Curitiba - As promotorias de Meio Ambiente têm agora um novo trunfo para exigir dos municípios adequações na gestão dos resíduos sólidos: a lei federal nº 11.445/07, sancionada em janeiro, que estabelece diretrizes nacionais para o saneamento básico. A exigência de projetos de reciclagem e destinação final do lixo, prevista na legislação, foi discutida ontem em reunião do Ministério Público (MP) estadual com representantes dos 27 municípios da Região Metropolitana de Curitiba.
O coordenador do Centro de Apoio Operacional das Promotorias de Justiça do Meio Ambiente, Saint-Clair Honorato Santos, alertou que o não cumprimento à legislação pode gerar ações civis públicas por improbidade administrativa contra os gestores. Para o procurador, a lei veio dar aval à cobrança que o MP vem fazendo junto às prefeituras do Paraná com o propósito de reduzir o volume de resíduos nos aterros sanitários e garantir gerenciamento adequado.
O encontro de ontem serviu também para uma prestação de contas sobre como os municípios da Região Metropolitana de Curitiba estão tratando a questão do lixo, em especial os 14 que se utilizam do aterro sanitário Caximba, na Capital, para fazer a destinação final.
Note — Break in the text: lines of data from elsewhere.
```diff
diff --git a/funcodec_b200/csrc/tc_sm90.cuh b/funcodec_b200/csrc/tc_sm90.cuh
--- a/funcodec_b200/csrc/tc_sm90.cuh
+++ b/funcodec_b200/csrc/tc_sm90.cuh
@@ -64,6 +64,11 @@
     asm volatile("mov.u32 %0, %%cluster_ctarank;" : "=r"(r));
     return r;
 }
+__device__ __forceinline__ uint32_t cluster_nctarank() {
+    uint32_t r;
+    asm volatile("mov.u32 %0, %%cluster_nctarank;" : "=r"(r));
+    return r;
+}
 __device__ __forceinline__ uint32_t mapa_shared(uint32_t smem_addr, uint32_t rank) {
     uint32_t r;
     asm volatile("mapa.shared::cluster.u32 %0, %1, %2;" : "=r"(r) : "r"(smem_addr), "r"(rank));
```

A proposta era de que houvesse uma redução de 80% no volume de resíduos, a partir de processos de reciclagem e compostagem. No entanto, o monitoramento do que é destinado para o Caximba não tem sido efetivo, pois, segundo Santos, os municípios, com exceção de Campo Magro, não estão cumprindo o acordo de enviar, diariamente, um relatório para o MP.
O secretário de Agricultura e Meio Ambiente de Campo Magro, Cláudio Renato Wojcikiewicz, disse que o município avançou bastante na questão da coleta seletiva para evitar o envio de materiais recicláveis para o aterro da Caximba. Diariamente, são coletadas 65 toneladas de resíduos, que são encaminhadas para a usina de reciclagem da Fundação de Ação Social (FAS) - órgão vinculado à Prefeitura de Curitiba - no próprio município. Falta avançar no projeto de compostagem do lixo orgânico, o que reduziria pela metade o volume desse tipo de resíduo.
Campo Magro deve buscar solução conjunta com outros municípios para criar uma planta de compostagem, pois o município tem restrições ambientais por ser área de manancial de abastecimento.
O superintendente de Controle Ambiental da Secretaria de Meio Ambiente de Curitiba, Mário Sérgio Rasera, lembrou que a câmara técnica do Consórcio Intermunicipal de Gerenciamento de Resíduos Sólidos - reativado no ano passado - estuda alternativas para a destinação dos resíduos da Grande Curitiba, pois o Caximba só poderá ser usado por mais dois anos. Ele defendeu a compostagem como uma das soluções mais viáveis, mas ponderou que ainda é preciso avaliar a eficiência desse processo sob os aspectos ambiental e econômico.
Bocaiúva do Sul é o único município que dispõe de projeto de compostagem. A prefeita Lindiara Berti (PDT) disse que a estrutura para iniciar o reaproveitamento dos resíduos orgânicos já existe.